Chart of numbers of patients with regressing and recurrent metastases.

Figure 5.

Melanoma status of all patients ranked by the duration of follow up in months and years after entering. The time line for each patient is censored at death, initiation of chemotherapy, or when last examined. Red indicates no clinically evident disease (NED) by examination and chest x-ray for at least 8 weeks, and subsequent negative scans. Several patients had NED* when lost to follow up. Black indicates presence of metastatic melanoma. Note, many patients had prolonged periods of stable or slowly progressive disease. 4 patients who had NED for >2 years experienced a late relapse as indicated.

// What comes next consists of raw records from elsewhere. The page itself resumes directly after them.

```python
def _load():
    if not os.path.exists(SO_PATH):
        raise ImportError(
            "librtsync.so is not built (%s). Run `python -c 'import __graft_entry__ as g; g.build()'` "
            "or `python real_time_audio_sync_amd/_build.py`. There is no CPU fallback." % SO_PATH)
    return ctypes.CDLL(SO_PATH)


lib = _load()

_vp, _i32, _pi32 = ctypes.c_void_p, ctypes.c_int, ctypes.POINTER(ctypes.c_int)


def _decl(name, restype, argtypes):
    fn = getattr(lib, name)
    fn.restype = restype
    fn.argtypes = argtypes
    EXPORTS[name] = fn
    return fn


_decl("rts_last_error", ctypes.c_char_p, [])
_decl("rts_version", _i32, [])
_decl("rts_device_count", _i32, [])
_decl("rts_otw_create", _i32, [_vp, _i32, _i32, _i32, _i32, _i32, _i32, _i32, _i32, ctypes.POINTER(_vp)])
_i64 = ctypes.c_longlong
_decl("rts_otw_create_refs", _i32, [_vp, _i32, _i32, _i64, _vp, _vp, _i32, _i32, _i32, _i32, _i32, ctypes.POINTER(_vp)])
_decl("rts_otw_destroy", _i32, [_vp])
_decl("rts_otw_reset", _i32, [_vp, _vp])
_decl("rts_otw_restart", _i32, [_vp, _vp, _vp, _vp, _vp])
_decl("rts_otw_run", _i32, [_vp, _vp, _i32, _i32, _vp, _i32, _vp])
_decl("rts_otw_insert", _i32, [_vp, _vp, _i32, _vp, _vp])
_decl("rts_otw_push", _i32, [_vp, _vp, _i32, _i32, _vp, _vp])
_decl("rts_otw_recent", _i32, [_vp, _i32, _vp, _vp, _vp, _vp])
_decl("rts_otw_path_cost", _i32, [_vp, _i32, _vp, _vp, _vp, _vp])
_decl("rts_otw_read_state", _i32, [_vp, _i32, _vp, _vp])
_decl("rts_otw_read_states", _i32, [_vp, _vp, _vp])
_decl("rts_otw_read_path", _i32, [_vp, _i32, _vp, _i32, _pi32, _vp])
_decl("rts_otw_read_bands", _i32, [_vp, _i32, _vp, _vp, _vp])
_decl("rts_otw_device_views", _i32, [_vp, ctypes.POINTER(_vp), _pi32, ctypes.POINTER(_vp)])
_decl("rts_otw_set_waves", _i32, [_vp, _i32])
_decl("rts_otw_set_dense", _i32, [_vp, _vp, _vp, _vp])
_decl("rts_otw_replay_dense", _i32, [_vp, _vp, _i32, _i32, _vp, _vp, _vp, _vp])
_decl("rts_otw_kernel_name", ctypes.c_char_p, [_vp])
_decl("rts_dtw_workspace_bytes", _i32, [_i32, _i32, _i32, ctypes.POINTER(ctypes.c_size_t)])
_decl("rts_dtw", _i32, [_vp, _i32, _i64, _vp, _i32, _i64, _i32, _i32, _i32, _i32, _vp, _vp, _vp, _vp, _vp, _vp,
                        ctypes.c_size_t, _vp])
_decl("rts_dtw_paths_workspace_bytes", _i32, [_i32, _i32, _i32, ctypes.POINTER(ctypes.c_size_t)])
_decl("rts_dtw_paths", _i32, [_vp, _i32, _i64, _vp, _vp, _i32, _i64, _vp, _i32, _i32, _i32, _i32, _vp, _vp, _vp, _vp,
                              ctypes.c_size_t, _vp])
_decl("rts_dtw_subseq_paths_workspace_bytes", _i32, [_i32, _i32, _i32, ctypes.POINTER(ctypes.c_size_t)])
_decl("rts_dtw_subseq_paths", _i32, [_vp, _i32, _i64, _vp, _vp, _i32, _i64, _vp, _i32, _i32, _i32, _i32, _vp, _vp, _vp, _vp,
                                     _vp, _vp, _vp, ctypes.c_size_t, _vp])
_decl("rts_locate", _i32, [_vp, _i32, _i32, _vp, _i32, _vp, _i32, _i32, _i64, _vp, _vp, _i32, _i32, _vp, _vp, _vp, _vp,
                           _vp, _vp])


_decl("rts_chroma_num_frames", _i64, [_i64, _i32, _i32, _i32])
_decl("rts_chroma_create", _i32, [_i32, _i32, _vp, _vp, ctypes.POINTER(_vp)])
_decl("rts_chroma_destroy", _i32, [_vp])
_decl("rts_chroma_frames", _i32, [_vp, _vp, _i32, _i64, _i32, _i32, _i32, _vp, _i32, _vp, _vp])
_decl("rts_chroma_frames_batch", _i32, [_vp, _vp, _i32, _i64, _vp, _i32, _i32, _i32, _vp, _i32, _vp, _i32, _vp])
_decl("rts_chroma_plan_info", _i32, [_vp, _pi32, _pi32])
_decl("rts_chroma_project", _i32, [_vp, _vp, _i32, _i32, _vp, _i32, _vp])
_decl("rts_chroma_diff", _i32, [_vp, _i32, _i32, _vp, _vp])


_decl("rts_resample_out_len", _i64, [_i64, _i32, _i32])
_decl("rts_resample_avail", _i64, [_i64, _i32, _i32, _i32])
_decl("rts_resample_create", _i32, [_i32, _i32, _vp, _i32, ctypes.POINTER(_vp)])
_decl("rts_resample_destroy", _i32, [_vp])
_decl("rts_resample_run", _i32, [_vp, _vp, _i32, _i64, _vp, _i32, _i32, _vp, _vp, _vp])


_decl("rts_wtw_create", _i32, [_vp, _i32, _i32, _i32, _i32, _i32, _i32, ctypes.POINTER(_vp)])
_decl("rts_wtw_create_refs", _i32, [_vp, _i32, _i64, _vp, _vp, _i32, _i32, _i32, _i32, ctypes.POINTER(_vp)])
_decl("rts_wtw_destroy", _i32, [_vp])
_decl("rts_wtw_reset", _i32, [_vp, _vp])
_decl("rts_wtw_restart", _i32, [_vp, _vp, _vp, _vp, _vp])
_decl("rts_wtw_push", _i32, [_vp, _vp, _i32, _i32, _vp, _i32, _vp])
_decl("rts_wtw_recent", _i32, [_vp, _i32, _vp, _vp, _vp, _vp])
_decl("rts_wtw_read_states", _i32, [_vp, _vp, _vp])
_decl("rts_wtw_read_path", _i32, [_vp, _i32, _vp, _i32, _pi32, _vp])
_decl("rts_wtw_read_last_d", _i32, [_vp, _i32, _vp, _vp])
_decl("rts_wtw_device_views", _i32, [_vp, ctypes.POINTER(_vp), _pi32, ctypes.POINTER(_vp)])
_decl("rts_wtw_state_view", _i32, [_vp, ctypes.POINTER(_vp)])
WTW_STATE_LEN = 8

_decl("rts_live_create", _i32, [_vp, _vp, _vp, _i32, _i32, ctypes.POINTER(_vp)])
_decl("rts_live_create_features", _i32, [_vp, _vp, _vp, _i32, _i32, _i32, ctypes.POINTER(_vp)])
_decl("rts_live_create_resampled", _i32, [_vp, _vp, _vp, _i32, _i32, _i32, _vp, ctypes.POINTER(_vp)])
_decl("rts_live_columns_view", _i32, [_vp, ctypes.POINTER(_vp), _pi32, _pi32, ctypes.POINTER(_vp)])
# ... 43 lines not shown
```

real_time_audio_sync_amd/csrc/otw.hip:

```cpp
#include <hip/hip_runtime.h>
#include <math.h>
#include <stddef.h>
#include <stdint.h>
#include <stdlib.h>
#include <string.h>
#include <type_traits>

#include "common.h"
#include "cost.h"

namespace rts {

constexpr int kF = 12;
constexpr int kFetch = 8;

struct OtwArgs {
    const void *ref;
    const void *live;
    const int32_t *live_len;
    int32_t *state;
    int32_t *path;
    double *bands;
    long long live_stride;
    int N, c, max_run_count, variant, cost_kind, mode;
// ... 2058 lines not shown
    const int32_t *state, *path, *hist_len;
    const double *hist;
    const void *ref;
    const long long *ref_first;
    const int32_t *ref_len;
    int N, path_cap, hist_stride, ref_f64, euclid, K;
    double *mean, *costs;
    int32_t *n_out;
};
__global__ void __launch_bounds__(256) otw_path_cost_kernel(PathCostArgs a) {
    __shared__ double cost_s[256];
    const int b = blockIdx.x, k = threadIdx.x;
    const double qnan = __longlong_as_double(0x7ff8000000000000LL);
    const int Nb = a.ref_len ? a.ref_len[b] : a.N;
    int points = a.state[(size_t)b * RTS_STATE_LEN + RTS_ST_N_PATH];
    points = points > a.path_cap ? a.path_cap : (points < 0 ? 0 : points);
    if (!a.hist) points = 0;
    const int n = points < a.K ? points : a.K;
    int frames = a.hist ? a.hist_len[b] : 0;
    frames = frames > a.hist_stride ? a.hist_stride : frames;
    if (k < a.K) {
        double cost = qnan;
        if (k < n) {
            const int2 p = reinterpret_cast<const int2 *>(a.path)[(size_t)b * a.path_cap + (points - n + k)];
            if (p.x >= 0 && p.x < frames && p.y >= 0 && p.y < Nb) {
                OtwEnv e;
                e.live = a.hist;
                e.live_f64 = 1;
                e.live_base = (long long)b * a.hist_stride * kF;
                e.ref_f64 = a.ref_f64;
                e.ref = a.ref_first ? static_cast<const char *>(a.ref) + a.ref_first[b] * (long long)kF * (a.ref_f64 ? 8 : 4)
                                    : a.ref;
                double lf[kF], rf[kF];
                otw_live_frame(e, p.x, lf);
                otw_ref_frame(e, p.y, rf);
                cost = cell_cost(lf, rf, a.euclid);
            }
        }
        cost_s[k] = cost;
        if (a.costs) a.costs[(size_t)b * a.K + k] = cost;
    }
    __syncthreads();
    if (k == 0) {
        double sum = 0.0;
        for (int i = 0; i < n; i++) sum = sum + cost_s[i];
        a.mean[b] = n > 0 ? sum / (double)n : qnan;
        a.n_out[b] = n;
        __threadfence_system();
    }
}

}

struct rts_otw {
    const void *ref;
    int ref_dtype, F, N, B, c, max_run_count, variant, cost_kind;
    int W, waves, path_cap;
    int hist_stride;
    int32_t *state;
    int32_t *path;
    double *bands;
    double *hist;
    rts::RefTable refs;
    int32_t *hist_len;
    long long *debug;
    double *dense_acc, *dense_cost;
    int spec;
    int device;
    int cus;
    int tp_from;
    const void *attr_fn[8];
    int src_kind;
    int run_dtype, run_T, run_mode;
    int32_t *rp_state, *rp_path;
    double *rp_bands;
};

namespace rts {

static int ensure_lds_attr(rts_otw *h, const void *fn, size_t smem) {
    for (int k = 0; k < 8; k++)
        if (h->attr_fn[k] == fn) return RTS_OK;
    RTS_HIP(hipFuncSetAttribute(fn, hipFuncAttributeMaxDynamicSharedMemorySize, (int)smem));
    for (int k = 0; k < 8; k++)
        if (!h->attr_fn[k]) {
            h->attr_fn[k] = fn;
            break;
        }
    return RTS_OK;
}

template <int W, int NW, bool DENSE, typename RT, bool SPEC>
static int launch_advance_d(rts_otw *h, const OtwArgs &args, int B, hipStream_t s) {
    using LdsT = OtwLds<W, RT>;
    const size_t smem = SPEC ? ((offsetof(LdsT, refw) + 15) & ~(size_t)15) + sizeof(OtwSpecLds<W>)
                             : (kHasLiveRing<RT> ? sizeof(LdsT) : ((offsetof(LdsT, refw) + 15) & ~(size_t)15));
    const int rc = ensure_lds_attr(h, reinterpret_cast<const void *>(&otw_advance_kernel<W, NW, DENSE, RT, SPEC>), smem);
    if (rc != RTS_OK) return rc;
    hipLaunchKernelGGL((otw_advance_kernel<W, NW, DENSE, RT, SPEC>), dim3(B), dim3(64 * NW), smem, s, args);
    RTS_HIP(hipGetLastError());
    return RTS_OK;
}

template <int W, int NW>
static int launch_advance(rts_otw *h, const OtwArgs &args, int B, hipStream_t s) {
    if constexpr (W >= 1024) {
        if (args.dense_acc) return launch_advance_d<W, 8, true, LiveFromGlobal, false>(h, args, B, s);
        if constexpr (NW >= 8) {
            if (args.spec) return launch_advance_d<W, NW, false, LiveFromGlobal, true>(h, args, B, s);
        }
        return set_error(RTS_ERR_UNSUPPORTED, "band widths above 500 (c=%d) run only on the pipelined 8-wave kernel", h->c);
    } else {
        if (args.dense_acc) return launch_advance_d<W, NW, true, double, false>(h, args, B, s);
        const bool f32 = !args.ref_f64 && !args.live_f64;
        if constexpr (NW >= 8) {
            if (args.spec) {
                if (B >= h->tp_from * h->cus && B > 0) return launch_advance_d<W, NW, false, LiveFromGlobalLean, true>(h, args, B, s);
                if (f32) return launch_advance_d<W, NW, false, float, true>(h, args, B, s);
                return (B <= h->cus) ? launch_advance_d<W, NW, false, double, true>(h, args, B, s)
                                     : launch_advance_d<W, NW, false, LiveFromGlobal, true>(h, args, B, s);
            }
        }
        return f32 ? launch_advance_d<W, NW, false, float, false>(h, args, B, s)
                   : launch_advance_d<W, NW, false, double, false>(h, args, B, s);
    }
}

template <int W>
static int launch_w(rts_otw *h, const OtwArgs &args, int B, int waves, hipStream_t s) {
    switch (waves) {
        case 1: return launch_advance<W, 1>(h, args, B, s);
        case 2: return launch_advance<W, 2>(h, args, B, s);
        case 4: return launch_advance<W, 4>(h, args, B, s);
        case 8: return launch_advance<W, 8>(h, args, B, s);
    }
    return set_error(RTS_ERR_INVALID, "waves must be 1, 2, 4 or 8 (got %d)", waves);
}

static int launch(rts_otw *h, const OtwArgs &args, hipStream_t s) {
    if ((uintptr_t)args.live & 15) return set_error(RTS_ERR_INVALID, "live features must be 16-byte aligned");
    switch (h->W) {
        case 64: return launch_w<64>(h, args, h->B, h->waves, s);
        case 128: return launch_w<128>(h, args, h->B, h->waves, s);
        case 256: return launch_w<256>(h, args, h->B, h->waves, s);
        case 512: return launch_w<512>(h, args, h->B, h->waves, s);
        case 1024: return launch_w<1024>(h, args, h->B, h->waves, s);
        case 2048: return launch_w<2048>(h, args, h->B, h->waves, s);
    }
    return set_error(RTS_ERR_UNSUPPORTED, "no kernel for window %d", h->W);
}

static OtwArgs base_args(const rts_otw *h) {
    OtwArgs a;
    memset(&a, 0, sizeof(a));
    a.ref = h->ref;
    a.state = h->state;
    a.path = h->path;
    a.bands = h->bands;
    a.N = h->N;
    a.c = h->c;
    a.max_run_count = h->max_run_count;
    a.variant = h->variant;
    a.cost_kind = h->cost_kind;
    a.path_cap = h->path_cap;
    a.live_cap = 2 * h->N;
    a.ref_first = h->refs.first;
    a.ref_len = h->refs.len;
    a.ref_f64 = h->ref_dtype == RTS_F64;
    a.debug = h->debug;
    a.spec = h->spec;
    a.dense_acc = h->dense_acc;
    a.dense_cost = h->dense_cost;
    return a;
}

static OtwArgs hist_args(const rts_otw *h) {
    OtwArgs a = base_args(h);
    a.live = h->hist;
    a.live_len = h->hist_len;
    a.live_stride = h->hist_stride;
    a.live_f64 = 1;
    a.mode = RTS_MODE_INSERT_LOOP;
    return a;
}

static int begin_append(rts_otw *h) {
    if (!h->hist) {
        RTS_HIP(hipMalloc((void **)&h->hist, sizeof(double) * kF * (size_t)h->hist_stride * h->B));
    }
    h->src_kind = (h->src_kind == 0 || h->src_kind == 2) ? 2 : 3;
    return RTS_OK;
}

static void fill_dense(const rts_otw *h, double *acc, double *cost, const RestartSel *sel, hipStream_t s) {
    const long long per = (long long)2 * h->N * h->N;
    const double sentinel = (h->variant == RTS_VARIANT_OTW) ? 1e10 : (double)INFINITY;
    if (sel) {
        hipLaunchKernelGGL(otw_fill_sel_kernel, dim3(64, sel->n), dim3(256), 0, s, *sel, acc, per, sentinel);
        hipLaunchKernelGGL(otw_fill_sel_kernel, dim3(64, sel->n), dim3(256), 0, s, *sel, cost, per, -1.0);
    } else {
        hipLaunchKernelGGL(otw_fill_kernel, dim3(2048), dim3(256), 0, s, acc, h->B * per, sentinel);
        hipLaunchKernelGGL(otw_fill_kernel, dim3(2048), dim3(256), 0, s, cost, h->B * per, -1.0);
    }
}

struct OtwKnobs {
    int spec, tp_from;
};
static OtwKnobs otw_knobs() {
    const char *sp = getenv("RTS_OTW_SPEC"), *tp = getenv("RTS_OTW_TP_FROM");
    return {sp ? (atoi(sp) != 0) : 1, tp ? atoi(tp) : 2};
}

static int otw_create(const void *ref_dev, int ref_dtype, int F, int N, int B, int c, int max_run_count, int variant,
                      int cost_kind, const long long *first_host, const int32_t *len_host, rts_otw **out) {
    if (F < 1) return set_error(RTS_ERR_INVALID, "F must be >= 1 (got %d)", F);
    if (F != kF) return set_error(RTS_ERR_UNSUPPORTED, "F must be 12 chroma bins (got %d)", F);
    if (N < 1 || B < 1) return set_error(RTS_ERR_INVALID, "N and B must be >= 1 (got N=%d B=%d)", N, B);
    if (ref_dtype != RTS_F32 && ref_dtype != RTS_F64) return set_error(RTS_ERR_INVALID, "bad ref_dtype %d", ref_dtype);
    if (c < 1) return set_error(RTS_ERR_INVALID, "c must be >= 1 (got %d)", c);
    if (c > 2036)
        return set_error(RTS_ERR_UNSUPPORTED, "band width c=%d exceeds the 2036 cells the LDS-resident kernel holds", c);
    if (max_run_count < 1) return set_error(RTS_ERR_INVALID, "max_run_count must be >= 1");
    if (variant < RTS_VARIANT_OTW || variant > RTS_VARIANT_LIVENOTE_V2)
        return set_error(RTS_ERR_INVALID, "bad variant %d", variant);
    if (cost_kind != RTS_COST_DOT && cost_kind != RTS_COST_EUCLID)
        return set_error(RTS_ERR_INVALID, "bad cost_kind %d", cost_kind);
    if ((long long)N * 3 + 8 > 0x3fffffffLL) return set_error(RTS_ERR_INVALID, "N too large");

    rts_otw *h = (rts_otw *)calloc(1, sizeof(rts_otw));
    if (!h) return set_error(RTS_ERR_INVALID, "out of host memory");
    h->ref = ref_dev;
    h->ref_dtype = ref_dtype;
    h->F = F;
    h->N = N;
    h->B = B;
    h->c = c;
    h->max_run_count = max_run_count;
    h->variant = variant;
    h->cost_kind = cost_kind;
    h->W = 64;
    while (h->W < c + 12) h->W *= 2;
    h->waves = 8;
    const OtwKnobs knobs = otw_knobs();
    h->spec = knobs.spec;
    h->tp_from = knobs.tp_from;
    h->hist_stride = 2 * N;
    h->path_cap = 3 * N + 8;
    hipError_t e;
    if ((e = hipGetDevice(&h->device)) != hipSuccess ||
        (e = hipDeviceGetAttribute(&h->cus, hipDeviceAttributeMultiprocessorCount, h->device)) != hipSuccess) {
        free(h);
        return set_error(RTS_ERR_HIP, "hipGetDevice failed: %s", hipGetErrorString(e));
    }
    if ((e = hipMalloc((void **)&h->state, sizeof(int32_t) * RTS_STATE_LEN * (size_t)B)) != hipSuccess ||
        (e = hipMalloc((void **)&h->path, sizeof(int32_t) * 2 * (size_t)h->path_cap * B)) != hipSuccess ||
        (e = hipMalloc((void **)&h->bands, sizeof(double) * 2 * (size_t)(c + 1) * B)) != hipSuccess ||
        (e = hipMalloc((void **)&h->hist_len, sizeof(int32_t) * (size_t)B)) != hipSuccess ||
        (first_host && (e = ref_table_upload(&h->refs, first_host, len_host, B)) != hipSuccess)) {
        rts_otw_destroy(h);
        return set_error(RTS_ERR_HIP, "hipMalloc failed: %s", hipGetErrorString(e));
    }
    int rc = rts_otw_reset(h, nullptr);
    if (rc != RTS_OK) {
        rts_otw_destroy(h);
        return rc;
    }
    hipLaunchKernelGGL(otw_fill_kernel, dim3(64), dim3(256), 0, nullptr, h->bands, (long long)2 * (c + 1) * B,
                       __builtin_nan(""));
    if ((e = hipGetLastError()) != hipSuccess) {
        rts_otw_destroy(h);
        return set_error(RTS_ERR_HIP, "launch of the band fill failed: %s", hipGetErrorString(e));
    }
    if ((e = hipStreamSynchronize(nullptr)) != hipSuccess) {
        rts_otw_destroy(h);
        return set_error(RTS_ERR_HIP, "hipStreamSynchronize failed: %s", hipGetErrorString(e));
    }
    *out = h;
    return RTS_OK;
}
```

A Patient was experiencing a rapid regression of many metastases after 27 weeks of CK injections (with dense lymphocytic infiltrates in never injected nodules) when she switched to a geographically closer physician, and began receiving injections of an allogeneic melanoma vaccine to enhance immune responses. Within 8 weeks after the last CKs and after 4 weekly injections of vaccine she demonstrated NED. Subsequent indicated recurrences were treated by irradiation or excision. B The recurrence of melanoma after 20 years of NED subsequently responded to Ipilimumab.

Figure 6.

A Kaplan-Meier plot of overall survival on study and after switching to chemotherapy. Tick marks indicate alive at end of study or when lost to follow-up.